__Task directions__
Starting with the line that contains "out, ld_out = (out.t, None), (ld_out" and stopping after the line that contains "ab = lib.AttentionBiasArgs(a, lib.ptr(bias), bias_head_stride", copy the entries below exactly. Include nothing else.

/---

def layernorm(x: torch.Tensor, gamma: torch.Tensor, beta: torch.Tensor, out: Optional[Pair], M: int, Cdim: int, eps: float,
              out_f32: Optional[torch.Tensor] = None, out_f16: bool = False) -> None:
    ilv = isinstance(out, IlvPair)
    if ilv:
        out = (out.t, None)
    elif out is None:
        out = (None, None)
    a = lib.LayerNormArgs(lib.ptr(x), lib.ptr(gamma), lib.ptr(beta), lib.ptr(out[0]), lib.ptr(out[1]), lib.ptr(out_f32), M, Cdim, eps,
                          lib.PAIR_A_ILV32 if ilv else lib.PAIR_SEPARATE, 1 if out_f16 else 0)
    nb = M * Cdim * (4 + (2 * (2 if (ilv or out[1] is not None) else 1) if (ilv or out[0] is not None) else 0) + (4 if out_f32 is not None else 0))
    _traced("hbm", "layernorm_kernel", 0, float(nb), lambda: lib.call("mvp_layernorm_fwd", a))


def attention(qkv: Pair, out: Pair, B: int, N: int, H: int, scale: float, precision: int, ld_qkv=None, ld_out=None, v_f16: bool = False,
              out_f16: bool = False, qk_f16: bool = False, bias: Optional[torch.Tensor] = None, ld_bias=None, bias_head_stride=None,
              rel: Optional[torch.Tensor] = None, rel_grid: Optional[Tuple[int, int]] = None) -> None:
    if qk_f16 and not v_f16:
        raise lib.MvpError("attention: qk_f16 needs v_f16 (mvp_attention_args.v_format = MVP_ATT_V_F16_QK_F16)")
    ilv = isinstance(out, IlvPair)
    if ilv:
        out, ld_out = (out.t, None), (ld_out if ld_out is not None else 2 * H * 64)
    a = lib.AttentionArgs(lib.ptr(qkv[0]), lib.ptr(qkv[1]), lib.ptr(out[0]), lib.ptr(out[1]), B, N, H,
                          ld_qkv if ld_qkv is not None else 3 * H * 64, ld_out if ld_out is not None else H * 64, scale, precision,
                          lib.PAIR_A_ILV32 if ilv else lib.PAIR_SEPARATE, (2 if qk_f16 else 1) if v_f16 else 0, 1 if out_f16 else 0)
    if rel is not None:
        if bias is not None:
            raise lib.MvpError("attention: a dense bias and decomposed relative-position terms exclude each other")
        if rel.dtype != torch.float32 or rel.dim() != 3 or rel.stride(2) != 1 or rel_grid is None:
            raise lib.MvpError("attention: rel must be fp32 [B * H, N, ld_rel] with unit column stride, with rel_grid=(Kh, Kw)")
        ar = lib.AttentionRelposArgs(a, lib.ptr(rel), rel.stride(0), rel.stride(1), int(rel_grid[0]), int(rel_grid[1]))
        _traced("attention", "4x32q relpos", precision, 4.0 * B * H * N * N * 64, lambda: lib.call("mvp_attention_relpos_fwd", ar))
        return
    if bias is not None:
        if bias.dtype != torch.float32 or bias.dim() != 3 or bias.stride(2) != 1:
            raise lib.MvpError("attention: bias must be fp32 [H, N, ld_bias] with unit column stride")
        ab = lib.AttentionBiasArgs(a, lib.ptr(bias), bias_head_stride if bias_head_stride is not None else bias.stride(0),
                                   ld_bias if ld_bias is not None else bias.stride(1))
        _traced("attention", "4x32q bias", precision, 4.0 * B * H * N * N * 64, lambda: lib.call("mvp_attention_bias_fwd", ab))
        return
    _traced("attention", "4x32q", precision, 4.0 * B * H * N * N * 64, lambda: lib.call("mvp_attention_fwd", a))


def rope2d_qkv(qkv_f32: torch.Tensor, out: Pair, cos_tab: torch.Tensor, sin_tab: torch.Tensor, M: int, N: int, H: int, n_prefix: int,
               gh: int, gw: int, precision: int, v_f16: bool = False, qk_f16: bool = False, ld_in=None, ld_out=None) -> None:
    if qk_f16 and not v_f16:
        raise lib.MvpError("rope2d_qkv: qk_f16 needs v_f16 (mvp_attention_args.v_format = MVP_ATT_V_F16_QK_F16)")
    _chk(cos_tab, torch.float32, "rope2d_qkv.cos_tab")
    _chk(sin_tab, torch.float32, "rope2d_qkv.sin_tab")
    if qkv_f32.dtype != torch.float32 or cos_tab.dim() != 2 or cos_tab.shape[1] != 32 or sin_tab.shape != cos_tab.shape:
        raise lib.MvpError("rope2d_qkv: fp32 projection and fp32 [rows, 32] cos / sin tables of one shape expected")
    a = lib.Rope2dQkvArgs(lib.ptr(qkv_f32), lib.ptr(out[0]), lib.ptr(out[1]), lib.ptr(cos_tab), lib.ptr(sin_tab), M, N, H, n_prefix, gh, gw,
                          int(cos_tab.shape[0]), ld_in if ld_in is not None else 3 * H * 64, ld_out if ld_out is not None else 3 * H * 64,
                          precision, (2 if qk_f16 else 1) if v_f16 else 0)
    nb = M * 3 * H * 64 * (4 + (4 if out[1] is not None else 2))
    _traced("hbm", "rope2d_qkv_kernel", 0, float(nb), lambda: lib.call("mvp_rope2d_qkv", a))


def relpos_terms(qkv_f32: torch.Tensor, out: Pair, rel: torch.Tensor, rh: torch.Tensor, rw: torch.Tensor, M: int, N: int, H: int, precision: int,
                 v_f16: bool = False, qk_f16: bool = False, ld_in=None, ld_out=None) -> None:
    if qk_f16 and not v_f16:
        raise lib.MvpError("relpos_terms: qk_f16 needs v_f16 (mvp_attention_args.v_format = MVP_ATT_V_F16_QK_F16)")
    _chk(rh, torch.float32, "relpos_terms.rh")
    _chk(rw, torch.float32, "relpos_terms.rw")
    if qkv_f32.dtype != torch.float32 or rh.dim() != 3 or rw.dim() != 3 or rh.shape[2] != 64 or rw.shape[2] != 64:
        raise lib.MvpError("relpos_terms: fp32 projection and fp32 [Q, K, 64] tables expected")
    if rel.dtype != torch.float32 or rel.dim() != 3 or rel.stride(2) != 1:
        raise lib.MvpError("relpos_terms: rel must be fp32 [B * H, N, ld_rel] with unit column stride")
    a = lib.RelposTermsArgs(lib.ptr(qkv_f32), lib.ptr(out[0]), lib.ptr(out[1]), lib.ptr(rel), lib.ptr(rh), lib.ptr(rw), rel.stride(0), M, N, H,
                            int(rh.shape[0]), int(rw.shape[0]), int(rh.shape[1]), int(rw.shape[1]),
                            ld_in if ld_in is not None else 3 * H * 64, ld_out if ld_out is not None else 3 * H * 64, rel.stride(1),
                            precision, (2 if qk_f16 else 1) if v_f16 else 0)
    nb = M * 3 * H * 64 * (4 + (4 if out[1] is not None else 2)) + M * H * (rh.shape[1] + rw.shape[1]) * 4
    _traced("hbm", "relpos_terms_kernel", 0, float(nb), lambda: lib.call("mvp_relpos_terms", a))


def gather_rows(src, dst, idx: torch.Tensor, rows_in: int, cols: int, ld_in=None, ld_out=None) -> None:
    if isinstance(src, IlvPair) != isinstance(dst, IlvPair):
        raise lib.MvpError("gather_rows: source and destination must have the same pair form")
    if isinstance(src, IlvPair):
        src, dst, cols = (src.t, None), (dst.t, None), 2 * cols
    if idx.dtype != torch.int32 or not idx.is_contiguous():
        raise lib.MvpError("gather_rows: idx must be a contiguous int32 tensor")
    a = lib.GatherRowsArgs(lib.ptr(src[0]), lib.ptr(src[1]), lib.ptr(dst[0]), lib.ptr(dst[1]), lib.ptr(idx), int(idx.numel()), int(rows_in), int(cols),
                           ld_in if ld_in is not None else cols, ld_out if ld_out is not None else cols)
    nb = idx.numel() * cols * 2 * (2 if src[1] is not None else 1) * 2
    _traced("hbm", "gather_rows_kernel", 0, float(nb), lambda: lib.call("mvp_gather_rows", a))


def cls_rows(cls: torch.Tensor, pos0: torch.Tensor, x: torch.Tensor, B: int, N: int, Cdim: int) -> None:
    lib.call("mvp_cls_rows", lib.ClsRowsArgs(lib.ptr(cls), lib.ptr(pos0), lib.ptr(x), B, N, Cdim))


def prefix_rows(cls: torch.Tensor, pos0: torch.Tensor, reg: Optional[torch.Tensor], x: torch.Tensor, B: int, N: int, Cdim: int) -> None:
    R = 0 if reg is None else int(reg.shape[0])
    lib.call("mvp_prefix_rows", lib.PrefixRowsArgs(lib.ptr(cls), lib.ptr(pos0), lib.ptr(reg), lib.ptr(x), B, N, Cdim, R))


def bn_tokens_workspace_bytes(M: int, Cdim: int) -> int:
    return int(lib.load().mvp_bn_tokens_workspace_bytes(M, Cdim))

\---

__Output__
        out, ld_out = (out.t, None), (ld_out if ld_out is not None else 2 * H * 64)
    a = lib.AttentionArgs(lib.ptr(qkv[0]), lib.ptr(qkv[1]), lib.ptr(out[0]), lib.ptr(out[1]), B, N, H,
                          ld_qkv if ld_qkv is not None else 3 * H * 64, ld_out if ld_out is not None else H * 64, scale, precision,
                          lib.PAIR_A_ILV32 if ilv else lib.PAIR_SEPARATE, (2 if qk_f16 else 1) if v_f16 else 0, 1 if out_f16 else 0)
    if rel is not None:
        if bias is not None:
            raise lib.MvpError("attention: a dense bias and decomposed relative-position terms exclude each other")
        if rel.dtype != torch.float32 or rel.dim() != 3 or rel.stride(2) != 1 or rel_grid is None:
            raise lib.MvpError("attention: rel must be fp32 [B * H, N, ld_rel] with unit column stride, with rel_grid=(Kh, Kw)")
        ar = lib.AttentionRelposArgs(a, lib.ptr(rel), rel.stride(0), rel.stride(1), int(rel_grid[0]), int(rel_grid[1]))
        _traced("attention", "4x32q relpos", precision, 4.0 * B * H * N * N * 64, lambda: lib.call("mvp_attention_relpos_fwd", ar))
        return
    if bias is not None:
        if bias.dtype != torch.float32 or bias.dim() != 3 or bias.stride(2) != 1:
            raise lib.MvpError("attention: bias must be fp32 [H, N, ld_bias] with unit column stride")
        ab = lib.AttentionBiasArgs(a, lib.ptr(bias), bias_head_stride if bias_head_stride is not None else bias.stride(0),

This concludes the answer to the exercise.